- **EXERCISE GOAL**:
Please output the data below exactly as given, starting at its first line and stopping after the line that contains "Baseline: 677.9 million.".
═════ DATA IN THIS EXERCISE ═════
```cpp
int figh_regressor_colsq(figh_model_t model, int mode, int flags, int ft_mask, int64_t N, const double *d_q,
                         const double *d_v, const double *d_a, int64_t chunk_samples, double *d_colsq);
int figh_regressor_tsqr(figh_model_t model, int mode, int flags, int ft_mask, int64_t N, const double *d_q,
                        const double *d_v, const double *d_a, const int32_t *d_col_idx, int n, const double *d_tau,
                        const double *h_block_weight, int nblocks, int64_t chunk_samples, double *d_R_out);
int figh_regressor_tsqr_norms(figh_model_t model, int mode, int flags, int ft_mask, int64_t N, const double *d_q,
                              const double *d_v, const double *d_a, const int32_t *d_col_idx, int n, const double *d_tau,
                              const double *h_block_weight, int nblocks, int64_t chunk_samples, double *d_R_out,
                              double *d_colsq_out);
int figh_regressor_tsqr_batch(figh_model_t model, int mode, int flags, int ft_mask, int64_t B, int64_t n_per,
                              const double *d_q, const double *d_v, const double *d_a, const int32_t *d_col_idx, int n,
                              const double *d_R_stack, double *d_R_out);
int figh_regressor_tsqr_batch_fused(figh_model_t model, int flags, int64_t B, int64_t n_per, const double *d_q,
                                    const double *d_v, const double *d_a, const int32_t *d_col_idx, int n,
// ... 74 lines not shown
```

Baseline: 677.9 million.

## Fold partial reduction and column selection into the TSQR stream kernel, write to pinned host

```diff
diff --git a/figaroh_plus_amd/_lib.py b/figaroh_plus_amd/_lib.py
--- a/figaroh_plus_amd/_lib.py
+++ b/figaroh_plus_amd/_lib.py
@@ -8,7 +8,7 @@
 _HERE = os.path.dirname(os.path.abspath(__file__))
 LIB_PATH = os.environ.get("FIGH_LIB_PATH") or os.path.join(_HERE, "libfigh.so")
 
-ABI_VERSION = 116
+ABI_VERSION = 117
 
 FIGH_OK = 0
 ERR_INVALID, ERR_NO_DEVICE, ERR_ALLOC, ERR_UNSUPPORTED, ERR_COMM = -1, -2, -3, -4, -5
@@ -87,6 +87,8 @@
                                         C.c_int64, C.c_void_p, C.c_int, C.c_void_p, C.c_double, C.c_double, C.c_void_p,
                                         C.c_void_p, C.c_size_t, C.c_void_p, C.POINTER(C.c_int), C.c_void_p]),
     "figh_tsqr_merge_base": (C.c_int, [C.c_void_p, C.c_int, C.c_int, C.c_int, C.c_double, C.c_void_p]),
+    "figh_tsqr_merge_base_norms": (C.c_int, [C.c_void_p, C.c_int, C.c_int, C.c_int, C.c_double, C.c_void_p, C.c_int, C.c_int,
+                                             C.c_double, C.c_void_p, C.c_void_p, C.c_void_p]),
     "figh_compact_rows": (C.c_int, [C.c_void_p, C.c_int64, C.c_int, C.c_int64, C.c_void_p, C.c_int, C.c_double, C.c_void_p,
                                     C.c_int64, C.c_void_p, C.POINTER(C.c_int64)]),
     "figh_base_permutation": (C.c_int, [C.c_void_p, C.c_int, C.c_int, C.c_double, C.c_void_p]),
@@ -769,6 +771,11 @@
     check(load().figh_tsqr_merge_base(d_Rs.ptr, count, nc, n_free, tol_qr, d_Rk.ptr))
 
 
+def tsqr_merge_base_norms(d_Rs, count, nc, n_free, tol_qr, d_part, nblocks, ncols, tol_e, d_colsq, d_sel, d_Rk):
+    check(load().figh_tsqr_merge_base_norms(d_Rs.ptr, count, nc, n_free, tol_qr, d_part.ptr, nblocks, ncols, tol_e,
+                                            d_colsq.ptr, d_sel.ptr, d_Rk.ptr))
+
+
 def repack_samples(d_src, N, width):
     d_dst = DeviceArray((((N + 63) // 64) * 64 * width,), np.float64)
     check(load().figh_repack_samples(d_src.ptr, N, width, d_dst.ptr))
diff --git a/figaroh_plus_amd/csrc/figh_fused.hip b/figaroh_plus_amd/csrc/figh_fused.hip
--- a/figaroh_plus_amd/csrc/figh_fused.hip
+++ b/figaroh_plus_amd/csrc/figh_fused.hip
@@ -453,7 +453,7 @@
 template <int NJ>
 static int launch_fused(const figh_model_s *m, int flags, long N, const double *q, const double *v, const double *a,
                         double *W, const double *tau, const int *d_kept, int n, double *d_colsq, double **Rws_out,
-                        long *count_out) {
+                        long *count_out, const double **part_out, int *nparts_out) {
     using G = FusedGeom<NJ>;
     const int nc = n + (tau ? 1 : 0);
     FusedPlan<NJ> pl;
@@ -469,7 +469,12 @@
         FIGH_LAUNCH_TIMED((fused_chain_tsqr_kernel<NJ, false>), dim3((unsigned)grid), dim3(64 * (G::NPROD + ncons)), pl.lds,
                           pl.P, flags, N, q, v, a, W, tau, d_kept, n, nc, part, Rws, ncons, pl.tri, null_pivot_sq());
     }
-    launch_reduce_partials(part, (int)(grid * G::NPROD), G::NC, d_colsq);
+    if (part_out) {
+        *part_out = part;
+        *nparts_out = (int)(grid * G::NPROD);
+    } else {
+        launch_reduce_partials(part, (int)(grid * G::NPROD), G::NC, d_colsq);
+    }
     FIGH_HIP(hipGetLastError());
     *Rws_out = Rws;
     *count_out = grid * ncons;
@@ -526,7 +531,7 @@
 
 static int fused_pass_launch(figh_model_t model, int flags, int64_t N, const double *d_q, const double *d_v, const double *d_a,
                              double *d_W, int64_t ldw, double *d_colsq, const int32_t *d_kept, int n, const double *d_tau,
-                             double **Rws, long *count) {
+                             double **Rws, long *count, const double **part = nullptr, int *nparts = nullptr) {
     FIGH_REQUIRE(N >= 0 && n >= 1, "bad shape");
     const DevModel &h = model->host;
     const int nc = n + (d_tau ? 1 : 0);
@@ -541,11 +546,11 @@
     const int f = flags & 7;
     switch (h.nlinks) {
         case 5:
-            return launch_fused<5>(model, f, (long)N, d_q, d_v, d_a, d_W, d_tau, d_kept, n, d_colsq, Rws, count);
+            return launch_fused<5>(model, f, (long)N, d_q, d_v, d_a, d_W, d_tau, d_kept, n, d_colsq, Rws, count, part, nparts);
         case 6:
-            return launch_fused<6>(model, f, (long)N, d_q, d_v, d_a, d_W, d_tau, d_kept, n, d_colsq, Rws, count);
+            return launch_fused<6>(model, f, (long)N, d_q, d_v, d_a, d_W, d_tau, d_kept, n, d_colsq, Rws, count, part, nparts);
         case 7:
-            return launch_fused<7>(model, f, (long)N, d_q, d_v, d_a, d_W, d_tau, d_kept, n, d_colsq, Rws, count);
+            return launch_fused<7>(model, f, (long)N, d_q, d_v, d_a, d_W, d_tau, d_kept, n, d_colsq, Rws, count, part, nparts);
         default:
             set_error("fused regressor + TSQR: serial chains of 5 to 7 joints (LDS: two tile buffers + three consumer triangles)");
             return FIGH_ERR_UNSUPPORTED;
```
═════
- **EXERCISE ANSWER**:
```cpp
int figh_regressor_colsq(figh_model_t model, int mode, int flags, int ft_mask, int64_t N, const double *d_q,
                         const double *d_v, const double *d_a, int64_t chunk_samples, double *d_colsq);
int figh_regressor_tsqr(figh_model_t model, int mode, int flags, int ft_mask, int64_t N, const double *d_q,
                        const double *d_v, const double *d_a, const int32_t *d_col_idx, int n, const double *d_tau,
                        const double *h_block_weight, int nblocks, int64_t chunk_samples, double *d_R_out);
int figh_regressor_tsqr_norms(figh_model_t model, int mode, int flags, int ft_mask, int64_t N, const double *d_q,
                              const double *d_v, const double *d_a, const int32_t *d_col_idx, int n, const double *d_tau,
                              const double *h_block_weight, int nblocks, int64_t chunk_samples, double *d_R_out,
                              double *d_colsq_out);
int figh_regressor_tsqr_batch(figh_model_t model, int mode, int flags, int ft_mask, int64_t B, int64_t n_per,
                              const double *d_q, const double *d_v, const double *d_a, const int32_t *d_col_idx, int n,
                              const double *d_R_stack, double *d_R_out);
int figh_regressor_tsqr_batch_fused(figh_model_t model, int flags, int64_t B, int64_t n_per, const double *d_q,
                                    const double *d_v, const double *d_a, const int32_t *d_col_idx, int n,
// ... 74 lines not shown
```

Baseline: 677.9 million.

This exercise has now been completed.